Data provided:
┄┄┄┄┄┄

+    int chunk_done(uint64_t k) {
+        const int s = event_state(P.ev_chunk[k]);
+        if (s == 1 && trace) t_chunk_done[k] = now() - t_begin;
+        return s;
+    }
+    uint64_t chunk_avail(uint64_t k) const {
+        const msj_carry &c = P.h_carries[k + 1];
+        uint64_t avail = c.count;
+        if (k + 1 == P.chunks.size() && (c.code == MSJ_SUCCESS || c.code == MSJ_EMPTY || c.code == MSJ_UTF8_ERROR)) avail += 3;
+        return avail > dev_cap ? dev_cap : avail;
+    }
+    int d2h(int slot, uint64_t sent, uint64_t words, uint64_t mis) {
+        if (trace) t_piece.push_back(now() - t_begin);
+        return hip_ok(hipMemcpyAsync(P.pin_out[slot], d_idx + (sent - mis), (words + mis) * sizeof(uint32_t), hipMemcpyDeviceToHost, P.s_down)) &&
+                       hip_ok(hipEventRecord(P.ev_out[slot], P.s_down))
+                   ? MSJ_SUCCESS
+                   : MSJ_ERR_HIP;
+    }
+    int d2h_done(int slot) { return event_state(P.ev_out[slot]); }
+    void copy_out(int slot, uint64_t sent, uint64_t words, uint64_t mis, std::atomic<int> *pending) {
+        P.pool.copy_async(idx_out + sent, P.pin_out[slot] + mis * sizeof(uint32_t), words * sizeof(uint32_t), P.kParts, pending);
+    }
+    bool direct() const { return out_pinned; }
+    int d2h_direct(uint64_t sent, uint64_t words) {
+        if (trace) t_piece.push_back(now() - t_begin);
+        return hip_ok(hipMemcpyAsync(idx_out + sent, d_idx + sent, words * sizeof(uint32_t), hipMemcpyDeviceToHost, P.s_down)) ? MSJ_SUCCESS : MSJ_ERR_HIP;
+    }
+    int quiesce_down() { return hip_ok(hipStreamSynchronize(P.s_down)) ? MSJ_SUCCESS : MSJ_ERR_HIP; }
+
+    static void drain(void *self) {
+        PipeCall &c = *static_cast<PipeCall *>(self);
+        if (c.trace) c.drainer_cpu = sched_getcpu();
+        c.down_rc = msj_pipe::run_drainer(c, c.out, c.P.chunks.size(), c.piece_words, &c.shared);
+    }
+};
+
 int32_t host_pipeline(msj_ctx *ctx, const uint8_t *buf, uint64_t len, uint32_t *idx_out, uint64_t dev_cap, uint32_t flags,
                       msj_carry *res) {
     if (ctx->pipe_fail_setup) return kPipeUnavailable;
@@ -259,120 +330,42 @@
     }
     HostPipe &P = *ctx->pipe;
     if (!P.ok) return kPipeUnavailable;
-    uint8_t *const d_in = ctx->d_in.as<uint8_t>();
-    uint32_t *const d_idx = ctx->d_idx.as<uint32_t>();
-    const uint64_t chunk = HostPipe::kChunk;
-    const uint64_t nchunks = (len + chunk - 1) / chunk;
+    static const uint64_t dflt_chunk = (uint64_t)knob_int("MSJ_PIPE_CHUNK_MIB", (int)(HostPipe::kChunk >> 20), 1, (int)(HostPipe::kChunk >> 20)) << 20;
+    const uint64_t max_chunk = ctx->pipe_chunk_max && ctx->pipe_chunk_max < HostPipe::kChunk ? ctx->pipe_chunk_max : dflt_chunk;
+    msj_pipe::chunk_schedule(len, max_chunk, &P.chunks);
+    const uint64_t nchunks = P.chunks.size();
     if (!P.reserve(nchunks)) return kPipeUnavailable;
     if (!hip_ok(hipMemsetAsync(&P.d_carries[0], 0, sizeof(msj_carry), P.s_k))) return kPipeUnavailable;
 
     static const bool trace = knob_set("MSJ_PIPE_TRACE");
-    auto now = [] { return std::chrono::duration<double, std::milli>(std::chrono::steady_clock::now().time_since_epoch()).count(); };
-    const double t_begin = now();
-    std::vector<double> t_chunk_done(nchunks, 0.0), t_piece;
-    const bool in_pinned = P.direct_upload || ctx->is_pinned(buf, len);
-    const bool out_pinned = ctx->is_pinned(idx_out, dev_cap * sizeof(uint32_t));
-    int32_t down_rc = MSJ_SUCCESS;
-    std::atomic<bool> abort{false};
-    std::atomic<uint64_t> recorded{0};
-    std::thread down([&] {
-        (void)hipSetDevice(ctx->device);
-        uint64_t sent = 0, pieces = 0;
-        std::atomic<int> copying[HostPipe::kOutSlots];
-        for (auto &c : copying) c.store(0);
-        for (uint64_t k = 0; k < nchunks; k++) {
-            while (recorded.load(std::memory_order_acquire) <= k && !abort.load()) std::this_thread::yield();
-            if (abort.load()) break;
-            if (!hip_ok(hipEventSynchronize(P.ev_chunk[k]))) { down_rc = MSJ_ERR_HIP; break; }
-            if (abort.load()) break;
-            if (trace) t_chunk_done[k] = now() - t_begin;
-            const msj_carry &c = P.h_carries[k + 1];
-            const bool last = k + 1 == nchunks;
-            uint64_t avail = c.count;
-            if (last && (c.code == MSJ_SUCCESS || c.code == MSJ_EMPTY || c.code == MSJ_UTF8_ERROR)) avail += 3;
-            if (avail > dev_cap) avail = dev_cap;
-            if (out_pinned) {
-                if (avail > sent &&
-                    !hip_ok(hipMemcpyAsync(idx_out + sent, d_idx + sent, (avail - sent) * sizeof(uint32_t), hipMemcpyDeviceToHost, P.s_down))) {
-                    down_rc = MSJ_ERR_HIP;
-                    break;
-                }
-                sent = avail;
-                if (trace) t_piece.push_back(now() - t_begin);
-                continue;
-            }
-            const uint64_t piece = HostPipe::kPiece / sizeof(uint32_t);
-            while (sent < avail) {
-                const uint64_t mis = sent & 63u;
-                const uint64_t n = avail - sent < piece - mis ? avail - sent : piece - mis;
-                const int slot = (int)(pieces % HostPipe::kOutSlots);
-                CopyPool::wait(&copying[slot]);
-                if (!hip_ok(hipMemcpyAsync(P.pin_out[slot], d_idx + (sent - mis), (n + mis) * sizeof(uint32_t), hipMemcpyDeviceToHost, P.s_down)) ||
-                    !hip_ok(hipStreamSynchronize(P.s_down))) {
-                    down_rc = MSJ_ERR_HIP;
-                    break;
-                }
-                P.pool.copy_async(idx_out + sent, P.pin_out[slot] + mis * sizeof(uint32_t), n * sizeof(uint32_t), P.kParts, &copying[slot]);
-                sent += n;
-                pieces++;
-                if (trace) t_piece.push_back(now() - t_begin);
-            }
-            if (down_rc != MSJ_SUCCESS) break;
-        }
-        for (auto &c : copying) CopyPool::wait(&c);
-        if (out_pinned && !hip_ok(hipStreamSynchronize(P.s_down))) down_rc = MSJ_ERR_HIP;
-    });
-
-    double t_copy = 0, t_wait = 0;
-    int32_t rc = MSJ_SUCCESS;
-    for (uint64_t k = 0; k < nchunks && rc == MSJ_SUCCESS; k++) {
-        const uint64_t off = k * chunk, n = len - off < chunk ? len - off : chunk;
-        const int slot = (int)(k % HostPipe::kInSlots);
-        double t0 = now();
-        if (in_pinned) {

┄┄┄┄┄┄

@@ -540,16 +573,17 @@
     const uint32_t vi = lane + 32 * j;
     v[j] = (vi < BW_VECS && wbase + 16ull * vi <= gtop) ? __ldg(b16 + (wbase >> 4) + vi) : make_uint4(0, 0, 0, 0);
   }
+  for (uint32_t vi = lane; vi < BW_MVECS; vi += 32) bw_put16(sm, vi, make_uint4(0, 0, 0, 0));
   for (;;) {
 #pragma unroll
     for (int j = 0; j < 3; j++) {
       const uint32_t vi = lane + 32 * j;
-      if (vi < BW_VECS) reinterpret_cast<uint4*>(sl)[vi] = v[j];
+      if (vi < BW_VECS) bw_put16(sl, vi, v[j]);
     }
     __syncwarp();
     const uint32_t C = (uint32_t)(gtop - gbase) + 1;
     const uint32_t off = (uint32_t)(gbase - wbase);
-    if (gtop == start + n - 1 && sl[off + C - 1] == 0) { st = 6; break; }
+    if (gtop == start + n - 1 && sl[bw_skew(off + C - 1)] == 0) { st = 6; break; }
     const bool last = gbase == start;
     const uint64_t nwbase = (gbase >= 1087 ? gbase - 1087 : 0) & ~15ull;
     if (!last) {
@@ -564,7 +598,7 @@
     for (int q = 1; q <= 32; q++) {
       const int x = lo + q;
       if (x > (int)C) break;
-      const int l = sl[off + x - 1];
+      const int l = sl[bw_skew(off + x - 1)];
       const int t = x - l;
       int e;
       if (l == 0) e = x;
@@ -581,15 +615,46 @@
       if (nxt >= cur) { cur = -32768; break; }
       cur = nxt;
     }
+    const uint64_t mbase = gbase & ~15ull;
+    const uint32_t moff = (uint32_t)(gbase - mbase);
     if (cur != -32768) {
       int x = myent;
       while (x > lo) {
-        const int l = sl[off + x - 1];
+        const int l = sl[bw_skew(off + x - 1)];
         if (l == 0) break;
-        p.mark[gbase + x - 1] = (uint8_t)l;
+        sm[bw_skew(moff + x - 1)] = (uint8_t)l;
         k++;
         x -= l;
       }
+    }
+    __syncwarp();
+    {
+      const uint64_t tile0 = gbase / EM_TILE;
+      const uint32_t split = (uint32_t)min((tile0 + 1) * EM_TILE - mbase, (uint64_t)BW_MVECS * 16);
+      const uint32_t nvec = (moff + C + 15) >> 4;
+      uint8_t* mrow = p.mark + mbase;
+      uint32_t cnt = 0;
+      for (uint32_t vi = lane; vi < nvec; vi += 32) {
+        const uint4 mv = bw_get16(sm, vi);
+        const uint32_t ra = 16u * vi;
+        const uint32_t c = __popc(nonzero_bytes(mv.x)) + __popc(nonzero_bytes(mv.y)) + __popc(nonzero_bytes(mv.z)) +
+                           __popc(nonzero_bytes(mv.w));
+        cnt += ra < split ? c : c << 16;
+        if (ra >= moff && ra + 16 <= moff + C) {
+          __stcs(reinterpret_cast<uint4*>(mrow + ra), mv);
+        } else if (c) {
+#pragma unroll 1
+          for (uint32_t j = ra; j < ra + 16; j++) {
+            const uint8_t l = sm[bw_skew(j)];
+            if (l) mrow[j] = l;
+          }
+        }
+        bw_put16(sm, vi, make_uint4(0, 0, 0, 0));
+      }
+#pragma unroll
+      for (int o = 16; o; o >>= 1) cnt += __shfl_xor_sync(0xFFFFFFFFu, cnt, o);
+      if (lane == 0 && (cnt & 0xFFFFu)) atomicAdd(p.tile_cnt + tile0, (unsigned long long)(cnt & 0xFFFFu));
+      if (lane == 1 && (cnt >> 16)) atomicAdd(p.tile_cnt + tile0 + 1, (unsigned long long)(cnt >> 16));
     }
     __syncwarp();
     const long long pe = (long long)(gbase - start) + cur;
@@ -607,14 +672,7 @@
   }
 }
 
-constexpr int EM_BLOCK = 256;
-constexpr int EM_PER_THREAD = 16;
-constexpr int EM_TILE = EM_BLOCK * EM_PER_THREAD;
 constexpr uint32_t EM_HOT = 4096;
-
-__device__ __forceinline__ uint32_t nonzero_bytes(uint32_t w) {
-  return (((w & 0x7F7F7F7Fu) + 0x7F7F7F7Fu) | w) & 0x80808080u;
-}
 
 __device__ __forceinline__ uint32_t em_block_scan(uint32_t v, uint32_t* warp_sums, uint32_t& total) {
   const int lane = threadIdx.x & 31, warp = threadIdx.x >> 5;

┄┄┄┄┄┄

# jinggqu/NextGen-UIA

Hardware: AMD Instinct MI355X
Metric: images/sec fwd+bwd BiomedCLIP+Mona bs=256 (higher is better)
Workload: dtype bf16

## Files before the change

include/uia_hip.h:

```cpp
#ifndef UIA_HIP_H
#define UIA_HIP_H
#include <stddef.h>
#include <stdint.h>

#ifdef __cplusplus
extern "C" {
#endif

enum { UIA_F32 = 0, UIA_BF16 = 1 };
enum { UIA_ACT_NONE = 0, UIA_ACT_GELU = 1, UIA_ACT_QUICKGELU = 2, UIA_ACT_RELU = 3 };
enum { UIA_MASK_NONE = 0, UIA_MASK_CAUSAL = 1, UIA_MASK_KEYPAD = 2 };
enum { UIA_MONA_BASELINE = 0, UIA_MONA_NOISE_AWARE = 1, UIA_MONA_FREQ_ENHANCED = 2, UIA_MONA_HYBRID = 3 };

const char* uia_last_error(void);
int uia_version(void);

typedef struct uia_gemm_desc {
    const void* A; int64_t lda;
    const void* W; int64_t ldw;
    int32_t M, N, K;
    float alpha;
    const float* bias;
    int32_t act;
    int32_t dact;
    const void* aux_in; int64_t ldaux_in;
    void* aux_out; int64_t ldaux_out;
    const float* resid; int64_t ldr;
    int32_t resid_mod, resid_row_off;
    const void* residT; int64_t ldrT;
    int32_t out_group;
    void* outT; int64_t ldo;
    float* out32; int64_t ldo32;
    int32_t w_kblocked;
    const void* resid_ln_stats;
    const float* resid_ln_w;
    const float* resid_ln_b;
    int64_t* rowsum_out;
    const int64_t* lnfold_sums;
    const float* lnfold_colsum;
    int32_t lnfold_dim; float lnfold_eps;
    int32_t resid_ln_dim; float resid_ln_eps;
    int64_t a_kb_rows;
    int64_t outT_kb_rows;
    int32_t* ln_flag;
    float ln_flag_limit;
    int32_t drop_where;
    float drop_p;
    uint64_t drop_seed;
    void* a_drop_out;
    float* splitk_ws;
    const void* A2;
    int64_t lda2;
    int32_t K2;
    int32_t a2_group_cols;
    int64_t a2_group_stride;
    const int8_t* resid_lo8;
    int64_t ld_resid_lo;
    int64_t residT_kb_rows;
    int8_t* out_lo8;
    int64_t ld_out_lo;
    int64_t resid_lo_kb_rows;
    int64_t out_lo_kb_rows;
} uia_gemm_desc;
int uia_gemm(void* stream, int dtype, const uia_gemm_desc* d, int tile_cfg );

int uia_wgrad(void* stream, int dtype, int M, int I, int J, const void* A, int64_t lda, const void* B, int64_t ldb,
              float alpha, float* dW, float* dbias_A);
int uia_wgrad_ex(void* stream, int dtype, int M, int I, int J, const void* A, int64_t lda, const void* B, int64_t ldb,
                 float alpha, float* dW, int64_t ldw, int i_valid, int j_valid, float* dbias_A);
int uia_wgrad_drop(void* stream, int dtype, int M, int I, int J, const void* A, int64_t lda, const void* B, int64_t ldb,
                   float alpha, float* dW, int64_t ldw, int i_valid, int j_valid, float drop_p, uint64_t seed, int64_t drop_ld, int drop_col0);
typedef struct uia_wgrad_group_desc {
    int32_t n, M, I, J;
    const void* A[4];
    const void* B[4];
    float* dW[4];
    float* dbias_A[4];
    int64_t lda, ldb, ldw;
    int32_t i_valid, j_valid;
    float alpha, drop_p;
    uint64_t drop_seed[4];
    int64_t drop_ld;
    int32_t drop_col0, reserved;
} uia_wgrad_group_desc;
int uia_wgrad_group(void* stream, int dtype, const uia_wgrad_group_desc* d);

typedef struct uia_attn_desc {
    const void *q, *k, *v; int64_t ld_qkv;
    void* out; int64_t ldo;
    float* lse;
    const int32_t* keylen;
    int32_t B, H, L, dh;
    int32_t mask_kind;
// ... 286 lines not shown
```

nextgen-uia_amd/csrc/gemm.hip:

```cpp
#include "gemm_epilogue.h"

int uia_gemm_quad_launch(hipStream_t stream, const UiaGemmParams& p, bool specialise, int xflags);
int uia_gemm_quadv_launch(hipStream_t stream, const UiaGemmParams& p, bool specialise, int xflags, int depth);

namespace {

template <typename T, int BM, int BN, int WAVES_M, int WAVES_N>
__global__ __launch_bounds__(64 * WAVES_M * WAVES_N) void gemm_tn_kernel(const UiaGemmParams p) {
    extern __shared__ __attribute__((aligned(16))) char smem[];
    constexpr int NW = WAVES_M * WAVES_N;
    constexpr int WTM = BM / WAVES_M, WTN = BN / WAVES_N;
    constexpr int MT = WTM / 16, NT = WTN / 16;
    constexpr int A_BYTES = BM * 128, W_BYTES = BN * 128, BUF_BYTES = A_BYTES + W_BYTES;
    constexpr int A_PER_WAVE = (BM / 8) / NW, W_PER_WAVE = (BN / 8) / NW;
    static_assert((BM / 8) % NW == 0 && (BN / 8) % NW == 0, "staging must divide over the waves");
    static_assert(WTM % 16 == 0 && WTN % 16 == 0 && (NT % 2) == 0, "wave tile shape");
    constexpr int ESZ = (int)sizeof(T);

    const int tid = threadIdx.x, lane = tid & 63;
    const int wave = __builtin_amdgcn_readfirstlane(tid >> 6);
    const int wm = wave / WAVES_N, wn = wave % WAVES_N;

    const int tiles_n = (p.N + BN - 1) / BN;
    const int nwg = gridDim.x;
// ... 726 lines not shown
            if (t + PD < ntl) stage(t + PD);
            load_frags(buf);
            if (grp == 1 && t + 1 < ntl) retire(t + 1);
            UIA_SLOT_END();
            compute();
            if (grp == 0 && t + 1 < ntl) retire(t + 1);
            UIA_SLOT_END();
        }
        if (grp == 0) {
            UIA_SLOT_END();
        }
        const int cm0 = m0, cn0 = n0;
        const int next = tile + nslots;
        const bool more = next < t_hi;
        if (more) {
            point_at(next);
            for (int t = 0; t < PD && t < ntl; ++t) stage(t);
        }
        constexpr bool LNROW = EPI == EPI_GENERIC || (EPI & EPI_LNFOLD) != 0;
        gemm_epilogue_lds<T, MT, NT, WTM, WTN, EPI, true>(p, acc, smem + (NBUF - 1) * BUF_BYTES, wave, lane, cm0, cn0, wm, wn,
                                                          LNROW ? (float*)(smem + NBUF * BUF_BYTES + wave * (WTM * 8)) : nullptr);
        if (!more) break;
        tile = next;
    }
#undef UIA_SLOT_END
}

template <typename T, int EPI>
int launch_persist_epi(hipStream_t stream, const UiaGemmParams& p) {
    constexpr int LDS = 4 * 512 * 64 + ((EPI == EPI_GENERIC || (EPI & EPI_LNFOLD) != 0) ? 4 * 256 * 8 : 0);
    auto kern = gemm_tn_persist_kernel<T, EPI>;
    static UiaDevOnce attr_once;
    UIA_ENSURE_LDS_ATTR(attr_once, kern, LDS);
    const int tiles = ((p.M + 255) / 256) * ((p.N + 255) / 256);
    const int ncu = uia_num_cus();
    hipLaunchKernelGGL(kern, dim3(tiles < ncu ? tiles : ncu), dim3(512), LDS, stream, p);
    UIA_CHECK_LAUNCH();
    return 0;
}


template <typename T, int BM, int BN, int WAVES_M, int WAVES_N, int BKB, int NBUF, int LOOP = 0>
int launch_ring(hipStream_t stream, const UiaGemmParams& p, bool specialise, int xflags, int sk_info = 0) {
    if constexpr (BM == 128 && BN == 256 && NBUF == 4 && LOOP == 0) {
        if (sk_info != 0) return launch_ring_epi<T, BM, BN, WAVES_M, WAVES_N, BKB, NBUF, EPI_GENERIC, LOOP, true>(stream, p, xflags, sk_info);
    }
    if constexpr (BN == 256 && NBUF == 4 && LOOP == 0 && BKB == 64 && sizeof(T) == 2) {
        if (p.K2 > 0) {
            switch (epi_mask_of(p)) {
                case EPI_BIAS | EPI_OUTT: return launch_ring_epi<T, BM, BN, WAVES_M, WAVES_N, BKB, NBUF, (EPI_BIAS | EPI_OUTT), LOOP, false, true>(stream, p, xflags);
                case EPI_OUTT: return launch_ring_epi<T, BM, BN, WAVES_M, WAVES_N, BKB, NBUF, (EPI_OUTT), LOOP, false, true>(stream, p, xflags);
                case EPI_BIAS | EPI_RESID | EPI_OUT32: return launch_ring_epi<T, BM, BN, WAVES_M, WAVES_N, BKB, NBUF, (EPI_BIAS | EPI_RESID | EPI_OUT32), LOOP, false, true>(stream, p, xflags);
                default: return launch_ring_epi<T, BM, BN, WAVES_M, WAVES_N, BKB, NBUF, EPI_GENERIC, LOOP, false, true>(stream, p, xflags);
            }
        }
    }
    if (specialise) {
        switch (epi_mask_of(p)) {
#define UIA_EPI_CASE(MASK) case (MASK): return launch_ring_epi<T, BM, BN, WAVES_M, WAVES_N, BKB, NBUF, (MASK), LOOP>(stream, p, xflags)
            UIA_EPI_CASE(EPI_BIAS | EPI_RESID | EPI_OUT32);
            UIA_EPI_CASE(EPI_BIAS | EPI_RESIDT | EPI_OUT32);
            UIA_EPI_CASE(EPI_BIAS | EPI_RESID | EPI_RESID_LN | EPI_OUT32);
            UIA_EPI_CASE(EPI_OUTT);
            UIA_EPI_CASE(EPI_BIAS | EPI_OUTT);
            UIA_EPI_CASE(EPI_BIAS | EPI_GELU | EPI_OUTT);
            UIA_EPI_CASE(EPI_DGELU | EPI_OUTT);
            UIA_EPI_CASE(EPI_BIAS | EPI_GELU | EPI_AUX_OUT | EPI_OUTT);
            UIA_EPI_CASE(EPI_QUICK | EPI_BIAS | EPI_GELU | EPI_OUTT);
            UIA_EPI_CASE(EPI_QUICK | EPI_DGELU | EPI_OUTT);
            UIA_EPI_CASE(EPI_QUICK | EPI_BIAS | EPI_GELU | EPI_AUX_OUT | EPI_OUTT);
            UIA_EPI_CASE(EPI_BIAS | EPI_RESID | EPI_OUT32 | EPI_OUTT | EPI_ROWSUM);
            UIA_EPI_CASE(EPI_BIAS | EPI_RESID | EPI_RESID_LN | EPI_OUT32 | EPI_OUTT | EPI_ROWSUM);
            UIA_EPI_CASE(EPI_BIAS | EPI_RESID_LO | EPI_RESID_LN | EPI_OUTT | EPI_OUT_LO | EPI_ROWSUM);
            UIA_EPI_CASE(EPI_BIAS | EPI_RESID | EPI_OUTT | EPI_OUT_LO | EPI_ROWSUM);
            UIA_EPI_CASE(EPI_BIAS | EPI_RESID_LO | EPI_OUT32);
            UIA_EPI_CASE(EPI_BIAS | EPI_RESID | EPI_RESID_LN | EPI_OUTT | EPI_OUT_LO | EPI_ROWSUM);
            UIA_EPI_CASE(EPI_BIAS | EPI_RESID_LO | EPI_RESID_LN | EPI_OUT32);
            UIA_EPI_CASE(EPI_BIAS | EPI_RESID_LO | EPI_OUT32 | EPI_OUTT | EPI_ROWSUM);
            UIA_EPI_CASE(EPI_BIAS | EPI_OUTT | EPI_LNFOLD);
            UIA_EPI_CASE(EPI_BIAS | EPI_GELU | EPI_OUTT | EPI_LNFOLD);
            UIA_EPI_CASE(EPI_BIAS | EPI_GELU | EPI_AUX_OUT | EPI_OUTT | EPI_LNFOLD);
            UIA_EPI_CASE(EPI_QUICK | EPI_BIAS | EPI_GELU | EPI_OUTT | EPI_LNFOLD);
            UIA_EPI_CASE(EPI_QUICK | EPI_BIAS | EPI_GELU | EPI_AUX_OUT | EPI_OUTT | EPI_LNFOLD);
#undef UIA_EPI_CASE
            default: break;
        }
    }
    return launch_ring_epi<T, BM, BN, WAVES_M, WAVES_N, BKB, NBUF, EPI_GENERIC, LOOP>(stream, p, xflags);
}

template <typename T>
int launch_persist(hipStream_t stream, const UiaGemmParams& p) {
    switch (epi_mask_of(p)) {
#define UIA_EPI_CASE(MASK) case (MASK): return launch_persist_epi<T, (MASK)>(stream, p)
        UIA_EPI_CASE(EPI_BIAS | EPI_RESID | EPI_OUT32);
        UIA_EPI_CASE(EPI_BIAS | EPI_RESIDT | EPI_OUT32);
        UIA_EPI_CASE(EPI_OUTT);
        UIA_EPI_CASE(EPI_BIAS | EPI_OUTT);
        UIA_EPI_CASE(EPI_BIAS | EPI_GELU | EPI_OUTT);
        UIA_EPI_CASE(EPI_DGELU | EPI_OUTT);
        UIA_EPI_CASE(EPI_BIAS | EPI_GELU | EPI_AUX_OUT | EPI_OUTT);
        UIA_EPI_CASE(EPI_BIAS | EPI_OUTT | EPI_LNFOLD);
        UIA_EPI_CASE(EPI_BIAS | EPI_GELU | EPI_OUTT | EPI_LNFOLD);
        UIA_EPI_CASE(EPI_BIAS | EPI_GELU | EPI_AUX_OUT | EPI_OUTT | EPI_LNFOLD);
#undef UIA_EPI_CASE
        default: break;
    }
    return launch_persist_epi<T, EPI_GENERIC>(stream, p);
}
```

┄┄┄┄┄┄

Problem description:
Look over the records above and filter for each line with the word "char".

Exercise answer:
const char* uia_last_error(void);
    extern __shared__ __attribute__((aligned(16))) char smem[];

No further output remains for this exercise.